Deuteronômio 33

1 Esta é a bênção que antes da sua morte deu Moisés, homem de Deus, aos filhos de Israel.

2 Ele disse: Jeová veio do Sinai, E de Seir lhes raiou; Resplandeceu desde o monte Parã, E chegou das miríades de santos; Da sua mão direita saía-lhes fogo ardente.

3 Sim, amas os povos; Todos os santos de Israel estão na tua mão; Seguiram por onde os teus pés guiaram. Cada um receberá das tuas palavras.

4 Uma lei nos prescreveu Moisés, Uma possessão para a assembléia de Jacó.

5 Tornou-se rei em Jesurum, Quando se reuniram os cabeças do povo, Com todas as tribos de Israel.

6 Viva Rúben, e não morra; Porém sejam os seus homens poucos em número.

7 Esta é a bênção de Judá. Ele disse: Ouve, Jeová, a voz de Judá, E faze-o vir ao seu povo; Com as suas mãos pelejou por ele; E sê tu auxílio contra os seus adversários.

8 De Levi disse: Sejam teu Tumim e teu Urim para o homem, teu piedoso, A quem provaste em Massá, Com o qual contendeste junto às águas de Meribá;

9 Para aquele que diz de seu pai e de sua mãe: Não os tenho visto; Nem reconhece a seus irmãos, Nem conhece a seus filhos, Pois observam a tua palavra, E guardam a tua aliança.

10 Mostram os teus juízos a Jacó, E a tua lei a Israel; Põem incenso no teu nariz, E holocausto sobre o teu altar.

11 Abençoa, Jeová, o seu poder, E aceita a obra das suas mãos. Fere os lombos dos que se levantam contra ele, E dos que o odeiam, para que nunca mais se levantem.

12 De Benjamim disse: O amado de Jeová habita seguro junto a ele. Jeová o cerca o dia todo, E ele habita entre os seus ombros.

13 De José disse: Bendita de Jeová seja a sua terra, Pelos mais excelentes frutos do céu, pelo orvalho, E pelo abismo que jaz abaixo;

14 Pelos mais excelentes frutos das novidades do sol, E pelos mais excelentes frutos dos produtos dos meses,

15 E pelos cumes dos montes antigos, E pelos mais excelentes frutos dos outeiros eternos,

16 E pelos mais excelentes frutos da terra e da sua plenitude. A benevolência daquele que habitava na sarça Venha sobre a cabeça de José, E sobre o alto da cabeça daquele que é príncipe entre seus irmãos.

17 Quanto ao seu novilho primogênito-este tem majestade, E os seus chifres são chifres de um boi selvagem: Com eles rechassa a povos, Sim, todas as extremidades da terra. Esses são as miríades de Efraim, E estas são os milhares de Manassés.

18 De Zebulom disse: Alegra-te, Zebulom, nas tuas saídas, E, Issacar, nas tuas tendas.

19 Eles chamam povos ao monte, Ali oferecem sacrifícios de justiça, Porque chupam a abundância dos mares, E os escondidos tesouros da areia,

20 De Gade disse: Bendito seja aquele que dilata a Gade. Habita como leoa, E despedaça o braço, sim o alto da cabeça.

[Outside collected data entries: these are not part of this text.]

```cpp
int ek_hip_debug_sy2sb(int n, double *A, int lda, double *V, int ldv, double *tau, int *flag);
int ek_hip_debug_sb2st(int n, const double *A, int lda, double *d, double *e, double *Z, int ldz, int ncols, int *flag);
int ek_hip_debug_two_stage_timing(int n, int ncols, int reps, double *seconds, int *flag);
int ek_hip_debug_set_two_stage(int min_order);
int ek_hip_debug_sy2sb_stage(int n, double *A, int lda, double *V, int ldv, double *tau, int poison, int *flag);
int ek_hip_debug_set_sy2sb_flow(int pair_min, int lookahead_min);
int ek_hip_debug_sb2st_stage(int n, const double *A, int lda, int form, int chase_mode, double *d, double *e, double *V2,
                             int ldv2, double *tau2, int ldtau, double *Z, int ldz, int ncols, int *ran, int *flag);
int ek_hip_debug_sy2sb_team(int n, double *A, int lda, double *V, int ldv, double *tau, int nteam, int *flag,
                            long long *mismatch);
int ek_hip_debug_sy2sb_team_timing(int n, int nteam, int reps, double *seconds);
int ek_hip_debug_sy2sb_team_profile(int n, int nteam, int reps, int lookahead_min, double *seconds, double *parts);

int ek_hip_debug_last_solve_stats(double *out, int count);

unsigned long long ek_hip_debug_workspace_bytes(int problem, int n, int n_vec, int nranks, unsigned long long *parts);

unsigned long long ek_hip_debug_values_workspace_bytes(int problem, int n);
int ek_hip_debug_set_stebz(int lanes);
unsigned long long ek_hip_debug_window_workspace_bytes(int problem, int n, int jobz, int range, int m);
unsigned long long ek_hip_debug_sygvx_workspace_bytes(int itype, int n, int jobz, int range, int m);
unsigned long long ek_hip_debug_sparse_check_workspace_bytes(int problem, int n, long long nnzA, long long nnzB,
                                                             int n_check, int index1, int index2, int n_ipr);
long long ek_hip_debug_sparse_csr(int n, long long nnz, const int *suf, const double *val, long long *rowptr, int *col,
                                  double *csr_val);
int ek_hip_debug_vbatched_streams(int streams);
int ek_hip_debug_vbatched_last(double *class_seconds, int *class_count);
int ek_hip_debug_xvbatched_last(double *class_seconds, int *class_count);
int ek_hip_debug_xbatched_chunk(int problems);
int ek_hip_debug_window_batched_chunk(int problems);
int ek_hip_debug_window_xbatched_chunk(int problems);
long long ek_hip_debug_window_xvbatched_budget(long long bytes);
int ek_hip_debug_check_xbatched_chunk(int problems);
int ek_hip_debug_check_xvbatched_last(double class_seconds[4], int class_count[4]);

int ek_hip_debug_stage_leaves256(int mode);
int ek_hip_debug_set_sygst_direct(int order);
unsigned long long ek_hip_debug_sygst_scratch(int n, unsigned long long *need );

// ... 22 lines not shown
```

Measured before the change: 20510.

## Rewrite single-device SYMM kernel with register-prefetched interior runs and mixed-layout tiles

```diff
diff --git a/eigenkernel_amd/csrc/ek_common.h b/eigenkernel_amd/csrc/ek_common.h
--- a/eigenkernel_amd/csrc/ek_common.h
+++ b/eigenkernel_amd/csrc/ek_common.h
@@ -170,6 +170,9 @@
 void sy2sb_lower(hipStream_t s, hipStream_t s2, int n, double *A, int lda, double *Vall, int ldv, double *tau1,
                  int *d_flag, void *work);
 void sy2sb_set_flow(int pair_min, int lookahead_min);
+size_t sy2sb_symm_work_bytes(int m);
+void sy2sb_symm(hipStream_t s, int m, const double *A22, int lda, const double *V, int ldv, int tiles_per_split, double *Y,
+                int ldy, void *work);
 
 struct Sy2sbMember { double *A; int lda; double *Vall; int ldv; double *tau1; int *d_flag; void *work; int rank; };
 size_t sy2sb_dist_work_bytes(int n, int nranks);
diff --git a/eigenkernel_amd/csrc/ek_debug.hip b/eigenkernel_amd/csrc/ek_debug.hip
--- a/eigenkernel_amd/csrc/ek_debug.hip
+++ b/eigenkernel_amd/csrc/ek_debug.hip
@@ -244,6 +244,27 @@
 }
 
 int ek_hip_debug_set_sy2sb_flow(int pair_min, int lookahead_min) { sy2sb_set_flow(pair_min, lookahead_min); return 0; }
+
+int ek_hip_debug_symm(int m, const double *dA22, int lda, const double *dV, int ldv, int tiles_per_split, double *dY, int ldy) {
+  if (m < 1) return -1;
+  if (!dA22) return -2;
+  if (lda < m) return -3;
+  if (!dV) return -4;
+  if (ldv < m) return -5;
+  if (tiles_per_split < 1 || (m + 127) / 128 > 16 * (long long)tiles_per_split) return -6;
+  if (!dY) return -7;
+  if (ldy < m) return -8;
+  int rc = ensure_init(); if (rc) return rc;
+  std::lock_guard<std::mutex> lk(g_mu);
+  hipStream_t s = g_ctx.stream;
+  void *ws;
+  rc = workspace(sy2sb_symm_work_bytes(m), &ws);
+  if (rc) return rc;
+  sy2sb_symm(s, m, dA22, lda, dV, ldv, tiles_per_split, dY, ldy, ws);
+  EK_HIP_CHECK(hipGetLastError());
+  EK_HIP_CHECK(hipStreamSynchronize(s));
+  return 0;
+}
 
 __global__ void band_to_matrix_kernel(int n, const double *__restrict__ AB, double *__restrict__ A, int lda) {
   const int c = blockIdx.x;
diff --git a/eigenkernel_amd/csrc/ek_sy2sb.hip b/eigenkernel_amd/csrc/ek_sy2sb.hip
--- a/eigenkernel_amd/csrc/ek_sy2sb.hip
+++ b/eigenkernel_amd/csrc/ek_sy2sb.hip
@@ -5,6 +5,7 @@
 #include <chrono>
 #include <climits>
 #include <cstdlib>
+#include <type_traits>
 #include <vector>
 
 namespace ek {
@@ -664,10 +665,175 @@
 constexpr int V_LD = BK + 2;
 typedef double double2_t __attribute__((ext_vector_type(2)));
 
+enum { kDirect = 0, kTransposed = 1 };
+
+template <bool kc>
+__device__ __forceinline__ void symm_store_slab(double *sA, double *sV, int t, const double2_t (&ra)[8],
+                                                const double2_t (&rv)[4]) {
+#pragma unroll
+  for (int i = 0; i < 8; ++i) {
+    if (kc) { const int k = 2 * (t & 15), x = (t >> 4) + 16 * i; *reinterpret_cast<double2_t *>(&sA[x * KC_LD + k]) = ra[i]; }
+    else    { const int x = 2 * (t & 63), k = (t >> 6) + 4 * i; *reinterpret_cast<double2_t *>(&sA[k * MC_LD + x]) = ra[i]; }
+  }
+#pragma unroll
+  for (int i = 0; i < 4; ++i) { const int k = 2 * (t & 15), nn = (t >> 4) + 16 * i; *reinterpret_cast<double2_t *>(&sV[nn * V_LD + k]) = rv[i]; }
+}
+
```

21 Proveu para si a primeira parte, Porque ali for reservada a porção dum comandante. Veio com os cabeças do povo, Executou a justiça de Jeová, E os seus juízos para com Israel.

22 Disse acerca de Dã: Dã é cachorro de leão, Que salta de Basã.

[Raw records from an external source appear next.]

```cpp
template <int SOLVER, bool THERMAL, int MULTI, bool AXIS_Z, bool DEVPHYS, typename AT, bool PC, int WGW, bool IDS>
#ifndef STG_STEP_ATTR
#define STG_STEP_ATTR
#endif
__global__ void __launch_bounds__(PC ? 2 * WGW * 64 : WGW * 64, (SOLVER != STG_SOLVER_RK45 && !THERMAL && !DEVPHYS && AXIS_Z && MULTI != 2 && !(MULTI && WGW == 1)) ? 4 : 1) STG_STEP_ATTR
stg_step_kernel(const StepArgs a) {
#pragma clang fp contract(off)
    static_assert(!PC || THERMAL, "wave specialisation only exists for the thermal kernels");
    extern __shared__ double s_tab[];
    constexpr bool FIELD = SOLVER == STG_SOLVER_RK45;
    using NT = typename std::conditional<FIELD, double, float>::type;
    constexpr bool BARRIER = SOLVER != STG_SOLVER_RK4;
    constexpr int DEPTH = BARRIER ? 2 : 4;
    constexpr int RING = DEPTH * (FIELD ? SHARED_CHUNK_RK45 : SHARED_CHUNK_FIXED) * 64;
    static_assert(!PC || WGW == 1, "the wave-specialised form is one integrating + one producing wavefront");
    __shared__ NT s_norm[PC ? RING : 1];
    __shared__ int s_hs[2], s_go[2 * WGW];
    __shared__ unsigned long long s_cnt[(PC ? 2 : 1) * WGW * 3];
    __shared__ uint32_t s_rng[PC ? WGW * 64 : 1];
    const int lane = (int)(threadIdx.x & 63u);
    const int wave = __builtin_amdgcn_readfirstlane((int)(threadIdx.x >> 6));
    bool paired = PC;
    int64_t hyb_slot = 0;
    if (PC && a.hybrid) hyb_slot = stg_hybrid_block(blockIdx.x, wave, (uint32_t)(a.hybrid - 1), (a.N + TILE_ENVS - 1) / TILE_ENVS, paired);
    const bool producer = PC && paired && wave >= WGW;
    const int cw = producer ? (2 * WGW - 1 - wave) : (wave < WGW ? wave : wave - WGW);
    record_placement(a.placement, wave, lane, producer);
    const int64_t lane_slot = ((PC && a.hybrid) ? hyb_slot
                                                : stg_slot_block<WGW>(blockIdx.x, (uint32_t)((a.N + WGW * 64 - 1) / (WGW * 64)), a.perm != nullptr, cw, PC,
                                                                      (uint32_t)a.snake_rounds) * 64) + lane;
    const bool in_list = lane_slot < a.N;
    const int64_t o = in_list ? (a.perm ? (int64_t)a.perm[lane_slot] : lane_slot) : 0;
    const uint32_t id = (IDS && in_list) ? a.ids[o] : 0u;
    const bool bad = IDS && in_list && (int64_t)id >= a.n_state;
    if (bad && !producer) write_bad_id(a, o);
    const bool live = in_list && !bad;
    const int64_t i = IDS ? (live ? (int64_t)id : 0) : o;
    constexpr int ENV_LAYOUT = SOLVER == STG_SOLVER_RK45 ? ENV_LAYOUT_LLGS : (DEVPHYS ? ENV_LAYOUT_DEV : ENV_LAYOUT_CORE);
    double own_row[MULTI == 2 ? C_COUNT : 1];
    const double* row;
    if constexpr (MULTI == 2) {
        stg_device_params p;
        load_env_params<ENV_LAYOUT>(a.ep, i, p);
        derive_row(p, a.ep.gamma, a.ep.temperature, own_row);
        row = own_row;
    } else {
        row = class_row<MULTI != 0>(a.ctab, a.cls, a.ncls, i, live, s_tab, a.ep, ENV_LAYOUT);
    }
    if (!PC && !live) return;
    if (PC && !paired && !live) return;
    const int64_t N = a.N;
    const uint64_t env_id = (uint64_t)(a.env_id0 + i);

    if (producer) {
        constexpr int n_first = SOLVER == STG_SOLVER_RK45 ? SHARED_FIRST_RK45 : SHARED_CHUNK_FIXED;
        static_assert(3 * SHARED_SUBS3 == SHARED_CHUNK_FIXED, "chunk size of the 3-normal sub-steps");
        constexpr int n_chunk = SOLVER == STG_SOLVER_RK45 ? SHARED_CHUNK_RK45 : n_first;
        const double ghs = FIELD ? load_llgs(row).ghs : 0.0;
        for (int k = 0; k < a.K; ++k) {
            __syncthreads();
            const int p = (k & 1) * WGW;
            if (!any_flag<WGW>(lds_flag(s_go + p))) continue;
            const RngKey rk{a.c.seed, env_id, s_rng[cw * 64 + lane]};
            produce_normals<NT, FIELD, DEPTH, BARRIER>(s_norm, s_hs, lane, rk, n_first, n_chunk, ghs);
        }
        record_retired(a.placement, wave, lane, 0ull);
        return;
    }

    V3 m, tgt;
    double etot;
    int32_t step;
    uint32_t rng;
    bool done;
    load_state(a.s, i, m, tgt, etot, step, rng, done);
    const AT* act = (const AT*)a.actions;
    const Recorder norec{};
    unsigned long long c_steps = 0, c_sub = 0, c_noop = 0;

    for (int k = 0; k < a.K; ++k) {
        double J, T;
        if (k == 0 && a.perm) {
            typedef typename std::conditional<std::is_same<AT, double>::value, double2, float2>::type AT2;
            const AT2 aa = ((const AT2*)a.act_sorted)[live ? lane_slot : 0];
            parse_action<AT>(aa.x, aa.y, a.c.max_current, a.c.max_duration, J, T);
        } else {
            parse_action<AT>(act[((int64_t)k * 2 + 0) * N + o], act[((int64_t)k * 2 + 1) * N + o], a.c.max_current,
                             a.c.max_duration, J, T);
        }
        const bool last = (k == a.K - 1);
        const int64_t ko = a.out_every ? k : 0;
        const bool wr = (a.out_every || last) && live;
        const bool lane_solves = live && !(a.c.skip_done && done);
        const RngKey rk{a.c.seed, env_id, rng};
        SolveOut so{m, 0, 0, 0, false};
        if (PC && paired) {
            SharedNormalsT<NT, FIELD, DEPTH, BARRIER> shared{s_norm, s_hs, lane, 0, 0, 1};
            const int p = (k & 1) * WGW;
            s_rng[cw * 64 + lane] = rng;
            const bool mine = __ballot(lane_solves) != 0ull;
            s_go[p + cw] = mine ? 1 : 0;
            __syncthreads();
            if ((WGW == 1) ? mine : any_flag<WGW>(lds_flag(s_go + p))) {
                if (!BARRIER) s_hs[1] = 0;
                __syncthreads();
                so = run_solver<SOLVER, THERMAL, false, AXIS_Z, DEVPHYS>(m, J, T, row, a.c, rk, norec, shared, lane_solves);
            }
        }
        if (!(PC && paired) && lane_solves) {
            InlineNormals inl;
            so = run_solver<SOLVER, THERMAL, false, AXIS_Z, DEVPHYS>(m, J, T, row, a.c, rk, norec, inl, true);
        }
        env_step_tail(a, o, ko, wr, live, lane_solves, row, env_id, m, tgt, etot, step, rng, done, J, T, so, c_steps, c_sub, c_noop);
    }
    if (live) store_state(a.s, i, m, tgt, etot, step, rng, done);
    record_retired(a.placement, wave, lane, c_sub);
    const int ci = PC ? wave : cw;
    wave_add3(a.counters + (size_t)((blockIdx.x * (PC ? 2 : 1) * WGW + ci) % COUNTER_STRIPES) * COUNTER_STRIDE, s_cnt + ci * 3, c_steps, c_sub, c_noop);
}

template <bool THERMAL, bool MULTI, bool AXIS_Z, typename AT, int WGW, bool IDS>
__global__ void __launch_bounds__(WGW * 64) stg_step_refill_kernel(const StepArgs a) {
    extern __shared__ double s_tab[];
    __shared__ unsigned long long s_cnt[WGW * 3];
    const int lane = (int)(threadIdx.x & 63u);
    const int wave = __builtin_amdgcn_readfirstlane((int)(threadIdx.x >> 6));
    if (MULTI) {
        for (int j = threadIdx.x; j < a.ncls * C_COUNT; j += blockDim.x) s_tab[j] = a.ctab[j];
        __syncthreads();
    }
    const int64_t tiles = (a.N + TILE_ENVS - 1) / TILE_ENVS, nblk = tiles * TILE_WAVES, nw = a.refill_nw;
    const int64_t w = (int64_t)blockIdx.x * WGW + wave;
    record_placement(a.placement, wave, lane, false);
    if (w >= nw) return;
    unsigned long long c_steps = 0, c_sub = 0, c_noop = 0;
    refill_wave<THERMAL, MULTI, AXIS_Z, AT, IDS>(a, w, nw, 0, nblk, lane, s_tab, c_steps, c_sub, c_noop);
    refill_retire(a, w, nw, lane);
    record_retired(a.placement, wave, lane, c_sub);
    wave_add3(a.counters + (size_t)((blockIdx.x * WGW + wave) % COUNTER_STRIPES) * COUNTER_STRIDE, s_cnt + wave * 3, c_steps, c_sub, c_noop);
}

constexpr int64_t STG_WG4_MIN_ENVS = 65536;

template <class F>
static inline void with_flag(bool v, F&& f) {
    if (v) f(std::true_type{}); else f(std::false_type{});
}
template <class F>
static inline void with_multi(int multi, F&& f) {
    if (multi == 2) f(std::integral_constant<int, 2>{});
    else if (multi) f(std::integral_constant<int, 1>{});
    else f(std::integral_constant<int, 0>{});
}

template <int MULTI>
static size_t step_dyn_lds(const StepArgs& a) {
    return MULTI == 1 ? (size_t)a.ncls * C_COUNT * sizeof(double) : 0;
}

static inline unsigned step_grid(const StepArgs& a, int wgw) {
    const unsigned nwg = (unsigned)((a.N + wgw * 64 - 1) / (wgw * 64));
    if (!a.perm) return nwg;
    const unsigned tile_wgs = (unsigned)(TILE_WAVES / wgw);
    return ((nwg + tile_wgs - 1) / tile_wgs) * tile_wgs;
}

static int resident_workgroups_per_cu(const void* kernel, int block, size_t lds) {
    struct Key { const void* f; size_t lds; int v; };
    static thread_local Key cache[8] = {};
    static thread_local int used = 0;
    for (int j = 0; j < used; ++j) if (cache[j].f == kernel && cache[j].lds == lds) return cache[j].v;
    int nb = 0;
    if (hipOccupancyMaxActiveBlocksPerMultiprocessor(&nb, kernel, block, lds) != hipSuccess || nb < 1) nb = 2;
    if (used < 8) cache[used++] = Key{kernel, lds, nb};
    return nb;
}

static int32_t snake_rounds_of(const StepArgs& a, const void* kernel, int wgw, size_t lds) {
    if (!a.perm) return 0;
    const unsigned n_q = step_grid(a, wgw) / 8u;
    const int nb = resident_workgroups_per_cu(kernel, wgw * 64, lds);
    return (n_q > 32u && nb >= 2 && n_q <= 32u * (unsigned)nb + 16u) ? nb : 0;
}

template <int SOLVER, bool THERMAL, int MULTI, bool AXIS_Z, bool DEVPHYS, typename AT, bool PC, int WGW, bool IDS>
static void launch_step(const StepArgs& a, hipStream_t st) {
    if constexpr ((PC && (!THERMAL || DEVPHYS || WGW != 1)) || (DEVPHYS && SOLVER == STG_SOLVER_RK45)) return;
    else {
        const size_t lds = step_dyn_lds<MULTI>(a);
        StepArgs b = a;
        dim3 grid(step_grid(a, WGW));
        if constexpr (PC) {
            if (a.hybrid) grid = dim3(1024u);
            b.snake_rounds = (a.perm && step_grid(a, 1) / 8u <= 64u) ? 2 : 0;
        } else {
            b.snake_rounds = snake_rounds_of(a, (const void*)&stg_step_kernel<SOLVER, THERMAL, MULTI, AXIS_Z, DEVPHYS, AT, PC, WGW, IDS>, WGW, lds);
        }
        hipLaunchKernelGGL((stg_step_kernel<SOLVER, THERMAL, MULTI, AXIS_Z, DEVPHYS, AT, PC, WGW, IDS>), grid, dim3((PC ? 2 : 1) * WGW * 64), lds, st, b);
    }
}

template <int SOLVER, bool IDS>
static void dispatch_step(const StepArgs& a, bool thermal, int multi, bool axis_z, bool devphys, int act_f64, bool pc, hipStream_t st) {
    devphys = devphys && SOLVER != STG_SOLVER_RK45;
    pc = pc && thermal && !devphys;
    const bool wg4 = !pc && a.N >= STG_WG4_MIN_ENVS;
    with_flag(thermal, [&](auto THERMAL) { with_multi(multi, [&](auto MULTI) { with_flag(axis_z, [&](auto AXIS_Z) {
    with_flag(devphys, [&](auto DEVPHYS) { with_flag(act_f64 != 0, [&](auto F64) { with_flag(pc, [&](auto PC) { with_flag(wg4, [&](auto WG4) {
        using AT = std::conditional_t<F64.value, double, float>;
        launch_step<SOLVER, THERMAL.value, MULTI.value, AXIS_Z.value, DEVPHYS.value, AT, PC.value, WG4.value ? 4 : 1, IDS>(a, st);
    }); }); }); }); }); }); });
}

template <bool IDS>
static void dispatch_refill(const StepArgs& a, bool thermal, bool multi, bool axis_z, int act_f64, hipStream_t st) {
    constexpr int WGW = 4;
    const dim3 grid((unsigned)(((int64_t)a.refill_nw + WGW - 1) / WGW));
    with_flag(thermal, [&](auto THERMAL) { with_flag(multi, [&](auto MULTI) { with_flag(axis_z, [&](auto AXIS_Z) { with_flag(act_f64 != 0, [&](auto F64) {
        using AT = std::conditional_t<F64.value, double, float>;
        hipLaunchKernelGGL((stg_step_refill_kernel<THERMAL.value, MULTI.value, AXIS_Z.value, AT, WGW, IDS>), grid, dim3(WGW * 64),
                           step_dyn_lds<MULTI.value ? 1 : 0>(a), st, a);
    }); }); }); });
}

void stg_dispatch_step_rk4(const StepArgs& a, bool thermal, int multi, bool axis_z, bool devphys, int act_f64, bool pc, hipStream_t st);
void stg_dispatch_step_euler(const StepArgs& a, bool thermal, int multi, bool axis_z, bool devphys, int act_f64, bool pc, hipStream_t st);
void stg_dispatch_step_rk45(const StepArgs& a, bool thermal, int multi, bool axis_z, int act_f64, bool pc, hipStream_t st);
void stg_dispatch_step_rk45_refill(const StepArgs& a, bool thermal, bool multi, bool axis_z, int act_f64, hipStream_t st);
```

### spin-torque-rl-gym_amd/csrc/stg_physics.hpp

```cpp
#pragma once

#include <hip/hip_runtime.h>
#include <stdint.h>
#include <type_traits>

#include "stg_minstep.hpp"

namespace stg {

enum ClassConst : int {
    C_EX = 0, C_EY, C_EZ,
    C_HK,
    C_MS,
    C_ALPHA,
    C_GEFF,
    C_POL,
    C_MSV,
    C_HS_SIMPLE,
    C_RX, C_RY, C_RZ,
    C_DX, C_DY, C_DZ,
    C_HEX,
    C_BETA, C_BETAP,
    C_GAMMA,
    C_HS_LLGS,
// ... 71 lines not shown
#pragma clang fp contract(off)
    const double r = a - b;
    return r;
}

__device__ __forceinline__ double rsqrt_fast(double s) {
    const double y = __builtin_amdgcn_rsq(s);
    const double e = __builtin_fma(-(s * y), y, 1.0);
    return __builtin_fma(y * e, __builtin_fma(0.375, e, 0.5), y);
}

__device__ __forceinline__ void batch_ready(double at, double a0, double a1, double a2, double b0, double b1, double b2) {
    asm volatile("" : : "v"(at), "v"(a0), "v"(a1), "v"(a2), "v"(b0), "v"(b1), "v"(b2));
}

__device__ __forceinline__ double vgpr_const(double c) {
    asm volatile("" : "+v"(c));
    return c;
}
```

23 De Naftali disse: Ó Naftali, saciado de favores, E farto da bênção de Jeová; Possue o lago e o sul.

24 De Aser disse: Bendito seja Aser, mais do que filhos o são; Seja o favorecido de seus irmãos; E banhe em azeite o seu pé,

25 Sejam de ferro e de bronze os teus ferrolhos, E como os teus dias, assim seja a tua força.

26 Não há quem seja semelhante ao Deus de Jesurum, Que cavalga pelo céu como teu auxílio, E na sua dignidade pelas mais altas nuvens.

27 O Deus da antiguidade é uma morada, E por baixo estão os braços eternos. E ele expulsou os inimigos de diante de ti, E disse: Destrói.

28 Assim Israel habita seguro, A fonte de Jeová a sós, Na terra de grãos e de mosto! Sim o seu céu destila o orvalho.

29 Feliz és tu, ó Israel; quem é semelhante a ti? Um povo salvo por Jeová, Escudo do teu socorro, Espada da tua dignidade. Assim virão os teus inimigos rojando-se aos teus pés, E tu pisarás sobre os seus altos.